* _ABOUT THIS EXERCISE_
Some lines hold the string "upsample". Copy all of them from the material that follows.

= = =

# GrumpyZhou/patch2pix

Hardware: AMD Instinct MI355X
Metric: image-pairs/sec (480x640, ptmax=400), matching hot path, feature pyramids resident in HBM (higher is better)
Workload: dtype f32-equivalent: fp16x2 (every f32 operand, scaled by an exact power of two, = sum of 2 fp16 planes to within 2^-24 of its magnitude; 3 fp16 MFMA products per f32 product, f32 accumulate); second convolution as Winograd F(2x2,3x3) (transforms in f32, filters transformed in f64)

## Files before the change

include/p2p_hip.h:

```cpp
#ifndef P2P_HIP_H
#define P2P_HIP_H

#include <stddef.h>
#include <stdint.h>

#ifdef __cplusplus
extern "C" {
#endif

#define P2P_OK            0
#define P2P_EINVAL       -1
#define P2P_EHIP         -2
#define P2P_EUNSUPPORTED -3
#define P2P_ENOMEM       -4

typedef void *p2p_stream_t;
typedef struct p2p_ncn p2p_ncn;
typedef struct p2p_regressor p2p_regressor;

int p2p_version(void);
const char *p2p_last_error(void);


int p2p_ncn_create(const float *w1, const float *b1, const float *w2, const float *b2, p2p_ncn **out);
void p2p_ncn_destroy(p2p_ncn *ncn);
int p2p_ncn_set_tile(p2p_ncn *ncn, int ta, int tb, int tc);

typedef struct p2p_ncn_config { int n_layers, kernel_size[4], channels[4], symmetric; } p2p_ncn_config;
typedef struct p2p_ncn_tensors { const float *w[4], *b[4]; } p2p_ncn_tensors;
int p2p_ncn_create_config(const p2p_ncn_config *config, const p2p_ncn_tensors *tensors, p2p_ncn **out);
int p2p_ncn_is_generic(const p2p_ncn *ncn);

typedef struct p2p_bn_params {
    const float *weight, *bias, *running_mean, *running_var;
} p2p_bn_params;

typedef struct p2p_regressor_params {
    const float *conv1_w;
    p2p_bn_params bn1;
    const float *conv2_w;
    p2p_bn_params bn2;
    const float *fc1_w, *fc1_b;
    p2p_bn_params bnf1;
    const float *fc2_w, *fc2_b;
    p2p_bn_params bnf2;
    const float *fc3_w, *fc3_b;
} p2p_regressor_params;

int p2p_regressor_create(const p2p_regressor_params *params, p2p_regressor **out);
void p2p_regressor_destroy(p2p_regressor *reg);

#define P2P_REGRESS_F32     0
#define P2P_REGRESS_FP16X2  3
#define P2P_REGRESS_FP16X2W 4
#define P2P_REGRESS_DEFAULT P2P_REGRESS_FP16X2W
int p2p_regressor_set_mode(p2p_regressor *reg, int mode);
int p2p_regressor_get_mode(const p2p_regressor *reg);

#define P2P_FEAT_COMB_PRE  0
#define P2P_FEAT_COMB_POST 1
typedef struct p2p_regressor_config {
    int n_feat, feat_idx[4];
    int feat_comb;
    int n_conv, conv_dim[4], conv_ker[4], conv_str[4];
    int n_fc, fc_dim[4];
    int psize;
} p2p_regressor_config;
typedef struct p2p_regressor_tensors {
    const float *conv_w[4];
    p2p_bn_params conv_bn[4];
    const float *fc_w[4], *fc_b[4];
    p2p_bn_params fc_bn[4];
    const float *out_w, *out_b;
} p2p_regressor_tensors;
int p2p_regressor_create_config(const p2p_regressor_config *config, const p2p_regressor_tensors *tensors, p2p_regressor **out);
#define P2P_REGRESS_GENERIC 16


size_t p2p_coarse_workspace_bytes(int channels, int hA, int wA, int hB, int wB, int ksize);
size_t p2p_coarse_workspace_bytes_for(const p2p_ncn *ncn, int channels, int hA, int wA, int hB, int wB, int ksize);
size_t p2p_neigh_consensus_workspace_bytes(const p2p_ncn *ncn, int hA, int wA, int hB, int wB);

int p2p_coarse_forward(const float *featA, const float *featB, int channels, int hA, int wA, int hB, int wB,
                       int ksize, const p2p_ncn *ncn, float *corr4d_out, uint8_t *delta_out,
                       void *workspace, size_t workspace_bytes, p2p_stream_t stream);

int p2p_coarse_forward_batch(const float *featA, const float *featB, int batch, int channels, int hA, int wA, int hB,
                             int wB, int ksize, const p2p_ncn *ncn, float *corr4d_out, uint8_t *delta_out,
                             void *workspace, size_t workspace_bytes, p2p_stream_t stream);

int p2p_neigh_consensus_batch(const float *x, int batch, int hA, int wA, int hB, int wB, const p2p_ncn *ncn, float *y_out,
                              void *workspace, size_t workspace_bytes, p2p_stream_t stream);

int p2p_delta_unpack(const uint8_t *delta, size_t n, int ksize, int64_t *out, p2p_stream_t stream);

int p2p_coarse_matches(const float *corr4d, const uint8_t *delta, int hA, int wA, int hB, int wB, int ksize,
                       int upsample, int center, int64_t *matches_out, float *scores_out, p2p_stream_t stream);

int p2p_coarse_matches_batch(const float *corr4d, const uint8_t *delta, int batch, int hA, int wA, int hB, int wB,
                             int ksize, int upsample, int center, int64_t *matches_out, float *scores_out,
                             p2p_stream_t stream);

int p2p_coarse_matches_topk_batch(const float *corr4d, const uint8_t *delta, int batch, int hA, int wA, int hB, int wB,
                                  int ksize, int upsample, int center, int topk, int do_softmax,
                                  int64_t *matches_out, float *scores_out, p2p_stream_t stream);

#define P2P_SCORE_NONE    0
#define P2P_SCORE_SOFTMAX 1
#define P2P_SCORE_L1      2
size_t p2p_coarse_score_workspace_bytes(int batch, int hA, int wA, int hB, int wB);
int p2p_coarse_score_batch(const float *corr4d, int batch, int hA, int wA, int hB, int wB, int normalize,
                           float *cell_scores, float *pair_scores, void *workspace, size_t workspace_bytes,
                           p2p_stream_t stream);

size_t p2p_filter_coarse_workspace_bytes(int batch, int n);
int p2p_filter_coarse_batch(const int64_t *matches, const float *scores, int batch, int n, float ncn_thres, int mutual,
                            int64_t *out_matches, float *out_scores, int *out_counts, void *workspace,
                            size_t workspace_bytes, p2p_stream_t stream);

int p2p_match_tail_batch(const float *fine, const float *scores, const int64_t *coarse, const int *counts,
                         const double *scale, int batch, int stride, float io_thres, double *out_matches,
                         float *out_scores, double *out_coarse, int *out_counts, p2p_stream_t stream);

#define P2P_F32 0
#define P2P_F64 1
#define P2P_I64 2
#define P2P_EPI_SAMPSON  0
#define P2P_EPI_SYM      1
#define P2P_EPI_SYM_SQRT 2
#define P2P_EPI_VALUE    3
int p2p_epipolar_batch(const void *matches, int matches_dtype, const int *counts, const double *F, int batch, int stride,
                       int kind, double eps, const double *edges, int nbins, void *dist, int dist_dtype, int *hist,
                       p2p_stream_t stream);



int p2p_correlation_batch(const float *featA, const float *featB, int batch, int channels, int hA, int wA, int hB, int wB,
                          float *out, p2p_stream_t stream);

int p2p_maxpool4d_batch(const float *x, int batch, int h1, int w1, int h2, int w2, int k, float *pooled_out, uint8_t *delta_out,
                        p2p_stream_t stream);

size_t p2p_mutual_matching_workspace_bytes(int batch, int hA, int wA, int hB, int wB);
int p2p_mutual_matching_batch(const float *x, int batch, int hA, int wA, int hB, int wB, float *y_out, void *workspace,
                              size_t workspace_bytes, p2p_stream_t stream);

typedef struct p2p_conv4d p2p_conv4d;
int p2p_conv4d_create(const float *weight, const float *bias, int c_in, int c_out, int kernel_size, p2p_conv4d **out);
void p2p_conv4d_destroy(p2p_conv4d *conv);
int p2p_conv4d_forward_batch(const p2p_conv4d *conv, const float *x, int batch, int h1, int w1, int h2, int w2, float *y_out,
                             p2p_stream_t stream);

int p2p_l2_normalize(const float *x, size_t outer, int channels, size_t inner, float *y, p2p_stream_t stream);


typedef struct p2p_pyramid {
    const float *level[4];
    int height, width;
} p2p_pyramid;

size_t p2p_regress_workspace_bytes(int n);
size_t p2p_regress_workspace_bytes_mode(int n, int mode);
size_t p2p_regress_workspace_bytes_for(const p2p_regressor *reg, int n);
int p2p_regress(const p2p_regressor *reg1, const p2p_regressor *reg2,
                const p2p_pyramid *im1, const p2p_pyramid *im2,
                const void *proposals, int is_float, int n,
                float *matches1, float *probs1, float *raw1,
                float *matches2, float *probs2, float *raw2,
                void *workspace, size_t workspace_bytes, p2p_stream_t stream);

int p2p_regress_batch(const p2p_regressor *reg1, const p2p_regressor *reg2, int nitems,
                      const p2p_pyramid *im1, const p2p_pyramid *im2, const int *counts,
                      const void *proposals, int is_float,
                      float *matches1, float *probs1, float *raw1,
                      float *matches2, float *probs2, float *raw2,
                      void *workspace, size_t workspace_bytes, p2p_stream_t stream);

int p2p_regress_batch_dev(const p2p_regressor *reg1, const p2p_regressor *reg2, int nitems,
                          const p2p_pyramid *im1, const p2p_pyramid *im2, const int *dev_counts, int stride,
                          const void *proposals, int is_float,
                          float *matches1, float *probs1, float *raw1,
                          float *matches2, float *probs2, float *raw2,
                          void *workspace, size_t workspace_bytes, p2p_stream_t stream);


typedef struct p2p_conv p2p_conv;
int p2p_conv_create(const float *weight, const p2p_bn_params *bn, int ci, int co, int ks, int stride, p2p_conv **out);
void p2p_conv_destroy(p2p_conv *conv);
int p2p_conv_set_tile(p2p_conv *conv, int mt, int nt, int wn);

int p2p_conv_forward(const p2p_conv *conv, const float *x, const int *xmax, int n, int h, int w, const float *residual,
                     int relu, float *y, int *ymax, p2p_stream_t stream);

typedef struct p2p_stem p2p_stem;
int p2p_stem_create(const float *weight, const p2p_bn_params *bn, p2p_stem **out);
void p2p_stem_destroy(p2p_stem *stem);
int p2p_stem_forward(const p2p_stem *stem, const float *image, const int *imax, int n, int h, int w, float *y, p2p_stream_t stream);

int p2p_maxpool_nhwc(const float *x, int n, int c, int h, int w, float *y, int *ymax, p2p_stream_t stream);

int p2p_nhwc_to_nchw(const float *x, int n, int h, int w, int c, float *y, p2p_stream_t stream);

int p2p_absmax_batch(const float *x, size_t count, int items, int *out, p2p_stream_t stream);


typedef struct p2p_resize_item {
    const uint8_t *pixels;
    int in_h, in_w;
    const int32_t *table_x, *table_y;
    int ksize_x, ksize_y;
} p2p_resize_item;
size_t p2p_resize_workspace_bytes(int batch, int max_in_h, int max_in_w, int out_h, int out_w);
int p2p_resize_bicubic_batch(const p2p_resize_item *items, int batch, int out_h, int out_w, uint8_t *out_u8, float *out_f32,
                             size_t out_f32_stride, const float *lut, void *workspace, size_t workspace_bytes,
                             p2p_stream_t stream);

#ifdef __cplusplus
}
#endif
#endif
```

patch2pix_amd/_lib.py:

```python
import ctypes
import os

import torch

_HERE = os.path.dirname(os.path.abspath(__file__))
LIB_PATH = os.path.join(_HERE, "csrc", "libp2p_hip.so")
_ALLOW_EXPERIMENT = os.environ.get("P2P_ALLOW_EXPERIMENT") == "1"
if os.environ.get("P2P_LIB_PATH"):
    if not _ALLOW_EXPERIMENT:
        raise ImportError("P2P_LIB_PATH is set but P2P_ALLOW_EXPERIMENT=1 is not: refusing to load a library other than "
                          f"{LIB_PATH}")
    LIB_PATH = os.environ["P2P_LIB_PATH"]

if not os.path.exists(LIB_PATH):
    raise ImportError(
        f"{LIB_PATH} not found: build the HIP extension first (python -m patch2pix_amd.build, "
        "or __graft_entry__.build()). There is no CPU fallback for the matching path.")

lib = ctypes.CDLL(LIB_PATH)

c_float_p = ctypes.c_void_p
c_stream = ctypes.c_void_p


class BnParams(ctypes.Structure):
    _fields_ = [("weight", ctypes.c_void_p), ("bias", ctypes.c_void_p),
                ("running_mean", ctypes.c_void_p), ("running_var", ctypes.c_void_p)]


class RegressorParams(ctypes.Structure):
    _fields_ = [("conv1_w", ctypes.c_void_p), ("bn1", BnParams),
                ("conv2_w", ctypes.c_void_p), ("bn2", BnParams),
                ("fc1_w", ctypes.c_void_p), ("fc1_b", ctypes.c_void_p), ("bnf1", BnParams),
                ("fc2_w", ctypes.c_void_p), ("fc2_b", ctypes.c_void_p), ("bnf2", BnParams),
                ("fc3_w", ctypes.c_void_p), ("fc3_b", ctypes.c_void_p)]


class RegressorConfig(ctypes.Structure):
    _fields_ = [("n_feat", ctypes.c_int), ("feat_idx", ctypes.c_int * 4), ("feat_comb", ctypes.c_int),
                ("n_conv", ctypes.c_int), ("conv_dim", ctypes.c_int * 4), ("conv_ker", ctypes.c_int * 4),
                ("conv_str", ctypes.c_int * 4), ("n_fc", ctypes.c_int), ("fc_dim", ctypes.c_int * 4), ("psize", ctypes.c_int)]


class RegressorTensors(ctypes.Structure):
    _fields_ = [("conv_w", ctypes.c_void_p * 4), ("conv_bn", BnParams * 4),
                ("fc_w", ctypes.c_void_p * 4), ("fc_b", ctypes.c_void_p * 4), ("fc_bn", BnParams * 4),
                ("out_w", ctypes.c_void_p), ("out_b", ctypes.c_void_p)]


class NcnConfig(ctypes.Structure):
    _fields_ = [("n_layers", ctypes.c_int), ("kernel_size", ctypes.c_int * 4), ("channels", ctypes.c_int * 4),
                ("symmetric", ctypes.c_int)]


class NcnTensors(ctypes.Structure):
    _fields_ = [("w", ctypes.c_void_p * 4), ("b", ctypes.c_void_p * 4)]


class ResizeItem(ctypes.Structure):
    _fields_ = [("pixels", ctypes.c_void_p), ("in_h", ctypes.c_int), ("in_w", ctypes.c_int),
                ("table_x", ctypes.c_void_p), ("table_y", ctypes.c_void_p), ("ksize_x", ctypes.c_int), ("ksize_y", ctypes.c_int)]


class Pyramid(ctypes.Structure):
    _fields_ = [("level", ctypes.c_void_p * 4), ("height", ctypes.c_int), ("width", ctypes.c_int)]


def _sig(name, restype, argtypes):
    fn = getattr(lib, name)
    fn.restype = restype
    fn.argtypes = argtypes
    return fn
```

= = =

* _TASK RESULT_
                       int upsample, int center, int64_t *matches_out, float *scores_out, p2p_stream_t stream);
                             int ksize, int upsample, int center, int64_t *matches_out, float *scores_out,
                                  int ksize, int upsample, int center, int topk, int do_softmax,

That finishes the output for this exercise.